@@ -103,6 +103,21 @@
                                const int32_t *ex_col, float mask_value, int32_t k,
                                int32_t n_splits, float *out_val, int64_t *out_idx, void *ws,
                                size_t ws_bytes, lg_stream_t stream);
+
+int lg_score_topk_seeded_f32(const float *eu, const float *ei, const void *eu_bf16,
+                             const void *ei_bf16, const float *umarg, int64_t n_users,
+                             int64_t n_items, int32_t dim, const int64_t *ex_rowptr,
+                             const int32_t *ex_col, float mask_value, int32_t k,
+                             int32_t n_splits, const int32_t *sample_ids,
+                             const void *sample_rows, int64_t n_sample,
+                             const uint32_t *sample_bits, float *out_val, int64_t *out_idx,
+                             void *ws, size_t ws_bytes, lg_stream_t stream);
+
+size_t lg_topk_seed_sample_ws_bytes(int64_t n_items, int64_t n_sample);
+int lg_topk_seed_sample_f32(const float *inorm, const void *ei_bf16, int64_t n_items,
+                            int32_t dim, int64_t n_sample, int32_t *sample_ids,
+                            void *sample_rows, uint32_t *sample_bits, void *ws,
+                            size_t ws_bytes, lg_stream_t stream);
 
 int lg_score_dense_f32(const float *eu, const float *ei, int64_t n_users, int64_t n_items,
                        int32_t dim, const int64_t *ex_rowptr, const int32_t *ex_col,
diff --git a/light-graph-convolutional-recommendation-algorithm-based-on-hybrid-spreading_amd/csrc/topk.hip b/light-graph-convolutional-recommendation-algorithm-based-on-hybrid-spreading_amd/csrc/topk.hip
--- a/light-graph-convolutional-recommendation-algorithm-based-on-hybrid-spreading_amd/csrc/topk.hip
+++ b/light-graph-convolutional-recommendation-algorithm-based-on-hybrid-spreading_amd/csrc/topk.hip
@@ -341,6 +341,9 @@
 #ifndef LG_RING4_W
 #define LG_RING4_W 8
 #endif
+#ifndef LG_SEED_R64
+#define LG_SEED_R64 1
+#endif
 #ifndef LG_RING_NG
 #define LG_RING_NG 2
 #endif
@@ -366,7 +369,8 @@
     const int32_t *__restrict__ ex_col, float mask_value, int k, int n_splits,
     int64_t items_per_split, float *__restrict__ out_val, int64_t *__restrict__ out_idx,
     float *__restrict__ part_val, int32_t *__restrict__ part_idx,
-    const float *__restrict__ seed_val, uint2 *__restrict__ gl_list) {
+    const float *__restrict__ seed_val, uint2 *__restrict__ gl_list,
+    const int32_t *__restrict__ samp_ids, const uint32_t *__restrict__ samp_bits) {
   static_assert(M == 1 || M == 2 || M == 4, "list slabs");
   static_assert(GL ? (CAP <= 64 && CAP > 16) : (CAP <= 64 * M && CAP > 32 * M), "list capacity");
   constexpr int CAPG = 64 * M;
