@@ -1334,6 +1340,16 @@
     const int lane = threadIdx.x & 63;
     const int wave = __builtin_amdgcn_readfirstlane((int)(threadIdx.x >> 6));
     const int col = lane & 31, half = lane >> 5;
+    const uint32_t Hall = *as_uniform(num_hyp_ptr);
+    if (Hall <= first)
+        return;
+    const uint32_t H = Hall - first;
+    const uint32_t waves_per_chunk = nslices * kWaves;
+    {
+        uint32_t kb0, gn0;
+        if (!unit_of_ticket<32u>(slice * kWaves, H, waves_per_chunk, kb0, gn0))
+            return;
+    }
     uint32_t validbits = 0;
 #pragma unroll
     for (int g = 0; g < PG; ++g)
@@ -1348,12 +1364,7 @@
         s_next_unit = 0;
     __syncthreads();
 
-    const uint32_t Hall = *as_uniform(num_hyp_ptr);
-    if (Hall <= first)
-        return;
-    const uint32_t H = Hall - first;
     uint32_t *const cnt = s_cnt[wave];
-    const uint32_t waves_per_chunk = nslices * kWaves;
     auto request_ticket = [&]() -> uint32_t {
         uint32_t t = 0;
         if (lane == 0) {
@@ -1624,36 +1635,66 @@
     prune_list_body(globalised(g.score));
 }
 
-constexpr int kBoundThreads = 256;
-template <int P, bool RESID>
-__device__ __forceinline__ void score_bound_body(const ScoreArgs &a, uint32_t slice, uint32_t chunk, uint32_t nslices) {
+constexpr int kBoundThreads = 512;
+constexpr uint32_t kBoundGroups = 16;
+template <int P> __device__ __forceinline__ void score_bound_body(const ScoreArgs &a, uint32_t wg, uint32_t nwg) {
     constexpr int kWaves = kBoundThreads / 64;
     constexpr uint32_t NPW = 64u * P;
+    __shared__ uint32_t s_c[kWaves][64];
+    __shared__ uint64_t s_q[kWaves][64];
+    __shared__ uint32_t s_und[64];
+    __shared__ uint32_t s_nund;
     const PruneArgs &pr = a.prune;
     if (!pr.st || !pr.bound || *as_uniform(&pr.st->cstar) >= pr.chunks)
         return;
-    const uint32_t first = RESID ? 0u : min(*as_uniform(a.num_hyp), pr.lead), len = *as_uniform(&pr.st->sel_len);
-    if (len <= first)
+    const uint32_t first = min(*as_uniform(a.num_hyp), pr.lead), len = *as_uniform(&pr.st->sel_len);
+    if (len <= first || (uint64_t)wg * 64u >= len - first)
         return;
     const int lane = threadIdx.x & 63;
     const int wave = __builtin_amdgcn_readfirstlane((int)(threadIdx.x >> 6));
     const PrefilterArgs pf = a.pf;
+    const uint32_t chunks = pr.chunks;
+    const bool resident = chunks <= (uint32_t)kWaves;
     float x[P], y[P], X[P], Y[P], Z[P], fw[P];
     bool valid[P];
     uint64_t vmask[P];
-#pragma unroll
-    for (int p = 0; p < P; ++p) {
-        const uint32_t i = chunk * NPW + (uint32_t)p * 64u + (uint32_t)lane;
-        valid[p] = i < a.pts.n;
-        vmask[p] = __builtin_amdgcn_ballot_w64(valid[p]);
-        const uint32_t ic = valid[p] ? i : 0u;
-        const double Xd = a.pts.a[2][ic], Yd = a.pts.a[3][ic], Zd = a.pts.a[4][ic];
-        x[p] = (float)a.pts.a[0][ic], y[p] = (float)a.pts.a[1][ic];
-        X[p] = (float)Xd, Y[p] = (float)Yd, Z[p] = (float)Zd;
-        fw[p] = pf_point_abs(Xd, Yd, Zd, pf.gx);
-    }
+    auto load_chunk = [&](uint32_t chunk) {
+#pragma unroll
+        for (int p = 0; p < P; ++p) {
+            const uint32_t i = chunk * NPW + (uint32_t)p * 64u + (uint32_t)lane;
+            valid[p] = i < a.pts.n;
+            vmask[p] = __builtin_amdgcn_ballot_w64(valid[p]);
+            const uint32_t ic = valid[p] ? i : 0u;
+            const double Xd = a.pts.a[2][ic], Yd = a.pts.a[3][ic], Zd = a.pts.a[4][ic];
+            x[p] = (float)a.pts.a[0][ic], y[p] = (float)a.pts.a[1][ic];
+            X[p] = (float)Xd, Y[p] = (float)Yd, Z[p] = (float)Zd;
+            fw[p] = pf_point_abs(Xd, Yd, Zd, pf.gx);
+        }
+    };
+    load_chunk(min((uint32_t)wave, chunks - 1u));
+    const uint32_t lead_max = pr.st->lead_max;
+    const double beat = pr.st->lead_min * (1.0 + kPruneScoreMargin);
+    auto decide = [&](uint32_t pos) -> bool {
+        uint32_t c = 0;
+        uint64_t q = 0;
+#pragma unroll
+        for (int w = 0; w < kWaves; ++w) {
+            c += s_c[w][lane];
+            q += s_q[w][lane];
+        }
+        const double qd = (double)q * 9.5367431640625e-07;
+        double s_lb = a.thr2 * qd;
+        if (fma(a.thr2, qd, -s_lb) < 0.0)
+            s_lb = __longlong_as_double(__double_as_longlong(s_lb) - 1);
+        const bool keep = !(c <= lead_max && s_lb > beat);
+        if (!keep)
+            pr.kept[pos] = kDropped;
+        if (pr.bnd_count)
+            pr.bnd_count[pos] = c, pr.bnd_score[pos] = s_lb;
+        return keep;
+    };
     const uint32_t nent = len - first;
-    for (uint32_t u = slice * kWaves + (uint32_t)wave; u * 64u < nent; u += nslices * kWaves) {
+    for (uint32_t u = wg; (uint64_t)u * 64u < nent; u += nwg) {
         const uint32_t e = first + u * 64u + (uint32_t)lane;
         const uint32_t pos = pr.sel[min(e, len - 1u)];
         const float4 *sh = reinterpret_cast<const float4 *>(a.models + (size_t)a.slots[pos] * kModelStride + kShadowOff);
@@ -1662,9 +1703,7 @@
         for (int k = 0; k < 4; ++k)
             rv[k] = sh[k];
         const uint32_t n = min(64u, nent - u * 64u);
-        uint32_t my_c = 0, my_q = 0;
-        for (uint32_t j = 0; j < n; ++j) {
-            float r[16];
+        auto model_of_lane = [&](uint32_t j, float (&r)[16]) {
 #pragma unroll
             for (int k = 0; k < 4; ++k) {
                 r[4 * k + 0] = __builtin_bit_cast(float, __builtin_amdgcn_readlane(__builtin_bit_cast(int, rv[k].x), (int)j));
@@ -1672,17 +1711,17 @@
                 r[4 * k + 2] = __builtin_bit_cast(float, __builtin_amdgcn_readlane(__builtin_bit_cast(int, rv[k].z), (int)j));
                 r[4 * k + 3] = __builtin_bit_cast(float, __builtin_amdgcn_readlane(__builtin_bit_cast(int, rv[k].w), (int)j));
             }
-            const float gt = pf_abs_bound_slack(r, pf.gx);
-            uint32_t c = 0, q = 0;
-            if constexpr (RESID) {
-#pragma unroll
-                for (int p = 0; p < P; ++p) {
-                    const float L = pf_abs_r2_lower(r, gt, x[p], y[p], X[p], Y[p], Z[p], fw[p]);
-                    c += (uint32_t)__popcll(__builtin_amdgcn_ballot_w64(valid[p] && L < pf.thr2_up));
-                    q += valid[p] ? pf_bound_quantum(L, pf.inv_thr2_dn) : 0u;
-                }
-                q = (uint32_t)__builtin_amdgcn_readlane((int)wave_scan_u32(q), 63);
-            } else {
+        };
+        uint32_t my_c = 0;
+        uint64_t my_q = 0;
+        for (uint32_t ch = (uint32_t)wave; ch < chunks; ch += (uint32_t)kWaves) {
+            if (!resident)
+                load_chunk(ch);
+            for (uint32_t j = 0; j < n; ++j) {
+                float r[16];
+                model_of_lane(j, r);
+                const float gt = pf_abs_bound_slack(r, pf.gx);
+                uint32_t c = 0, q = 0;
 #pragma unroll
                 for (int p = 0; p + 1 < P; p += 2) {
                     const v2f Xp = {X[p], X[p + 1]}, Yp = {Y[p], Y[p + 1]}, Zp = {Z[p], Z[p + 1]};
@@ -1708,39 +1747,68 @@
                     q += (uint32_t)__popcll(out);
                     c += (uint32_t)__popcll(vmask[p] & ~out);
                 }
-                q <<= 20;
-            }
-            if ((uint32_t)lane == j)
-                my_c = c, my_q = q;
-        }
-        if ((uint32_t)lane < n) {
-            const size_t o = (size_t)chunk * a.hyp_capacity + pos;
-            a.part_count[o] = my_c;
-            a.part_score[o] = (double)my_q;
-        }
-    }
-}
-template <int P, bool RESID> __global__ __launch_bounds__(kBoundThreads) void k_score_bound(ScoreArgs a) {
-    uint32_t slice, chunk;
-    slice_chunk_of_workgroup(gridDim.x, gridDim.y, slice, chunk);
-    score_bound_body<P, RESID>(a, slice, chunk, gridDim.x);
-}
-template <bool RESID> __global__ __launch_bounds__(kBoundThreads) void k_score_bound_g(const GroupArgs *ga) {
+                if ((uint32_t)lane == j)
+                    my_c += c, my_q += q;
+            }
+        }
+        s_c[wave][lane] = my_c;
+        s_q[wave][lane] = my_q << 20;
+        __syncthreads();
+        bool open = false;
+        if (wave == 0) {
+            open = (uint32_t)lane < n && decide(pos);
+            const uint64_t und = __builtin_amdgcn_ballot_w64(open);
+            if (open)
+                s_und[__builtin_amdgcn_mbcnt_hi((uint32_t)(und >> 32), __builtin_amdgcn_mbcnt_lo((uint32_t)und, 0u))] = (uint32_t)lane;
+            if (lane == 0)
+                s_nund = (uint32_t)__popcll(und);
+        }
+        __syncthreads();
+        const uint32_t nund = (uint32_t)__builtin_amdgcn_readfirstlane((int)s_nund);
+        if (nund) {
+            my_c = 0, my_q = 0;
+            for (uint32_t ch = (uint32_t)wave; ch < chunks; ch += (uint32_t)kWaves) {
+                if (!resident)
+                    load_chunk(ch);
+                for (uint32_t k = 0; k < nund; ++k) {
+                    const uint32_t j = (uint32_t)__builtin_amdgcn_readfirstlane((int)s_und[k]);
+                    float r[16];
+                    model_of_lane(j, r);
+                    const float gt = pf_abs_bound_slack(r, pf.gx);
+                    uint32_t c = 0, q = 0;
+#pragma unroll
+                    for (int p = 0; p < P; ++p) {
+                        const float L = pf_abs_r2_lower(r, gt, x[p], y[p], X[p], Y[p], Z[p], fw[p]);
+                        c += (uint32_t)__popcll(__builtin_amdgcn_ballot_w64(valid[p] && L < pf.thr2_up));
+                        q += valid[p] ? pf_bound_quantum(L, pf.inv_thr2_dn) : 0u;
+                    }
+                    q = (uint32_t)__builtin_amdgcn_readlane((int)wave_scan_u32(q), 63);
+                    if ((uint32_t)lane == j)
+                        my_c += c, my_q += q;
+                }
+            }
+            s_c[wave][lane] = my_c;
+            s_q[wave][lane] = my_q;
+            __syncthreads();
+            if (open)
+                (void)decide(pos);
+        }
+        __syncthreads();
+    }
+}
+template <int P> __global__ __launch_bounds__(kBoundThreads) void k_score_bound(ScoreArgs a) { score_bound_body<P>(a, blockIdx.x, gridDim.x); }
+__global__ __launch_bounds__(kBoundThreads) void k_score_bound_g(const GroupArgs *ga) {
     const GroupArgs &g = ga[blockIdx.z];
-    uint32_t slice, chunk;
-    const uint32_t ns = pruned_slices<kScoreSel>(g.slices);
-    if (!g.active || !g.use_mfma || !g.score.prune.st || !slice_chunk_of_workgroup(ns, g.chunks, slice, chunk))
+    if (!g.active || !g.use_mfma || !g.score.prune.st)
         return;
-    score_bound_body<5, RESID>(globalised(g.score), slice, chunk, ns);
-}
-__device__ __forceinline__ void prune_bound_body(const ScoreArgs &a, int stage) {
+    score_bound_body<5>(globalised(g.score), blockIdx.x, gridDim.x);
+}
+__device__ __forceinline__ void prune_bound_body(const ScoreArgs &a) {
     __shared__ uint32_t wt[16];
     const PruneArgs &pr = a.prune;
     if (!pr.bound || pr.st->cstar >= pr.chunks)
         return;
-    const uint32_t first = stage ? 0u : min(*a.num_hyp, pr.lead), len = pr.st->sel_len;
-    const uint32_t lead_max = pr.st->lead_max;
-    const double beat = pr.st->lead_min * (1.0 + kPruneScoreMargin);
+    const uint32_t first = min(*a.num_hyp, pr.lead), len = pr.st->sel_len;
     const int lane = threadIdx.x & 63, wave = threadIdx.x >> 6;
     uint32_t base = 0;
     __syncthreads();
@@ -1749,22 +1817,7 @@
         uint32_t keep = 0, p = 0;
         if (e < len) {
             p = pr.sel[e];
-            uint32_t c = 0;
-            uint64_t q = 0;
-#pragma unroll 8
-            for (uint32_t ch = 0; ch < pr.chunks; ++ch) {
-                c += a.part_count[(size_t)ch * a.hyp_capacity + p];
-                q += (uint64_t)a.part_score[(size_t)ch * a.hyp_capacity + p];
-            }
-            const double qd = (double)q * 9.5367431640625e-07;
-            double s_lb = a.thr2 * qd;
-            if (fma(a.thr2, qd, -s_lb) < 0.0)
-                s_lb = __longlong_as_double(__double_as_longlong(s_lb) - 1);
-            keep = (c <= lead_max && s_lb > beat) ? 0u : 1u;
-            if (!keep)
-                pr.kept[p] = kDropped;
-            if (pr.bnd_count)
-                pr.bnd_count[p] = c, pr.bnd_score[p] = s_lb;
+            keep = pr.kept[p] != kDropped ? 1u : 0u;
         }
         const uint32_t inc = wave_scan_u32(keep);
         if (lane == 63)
..........
| Work required |
Show every line of the data in which the word "Hall" appears.

| Answer for this exercise |
+    const uint32_t Hall = *as_uniform(num_hyp_ptr);
+    if (Hall <= first)
+    const uint32_t H = Hall - first;
-    const uint32_t Hall = *as_uniform(num_hyp_ptr);
-    if (Hall <= first)
-    const uint32_t H = Hall - first;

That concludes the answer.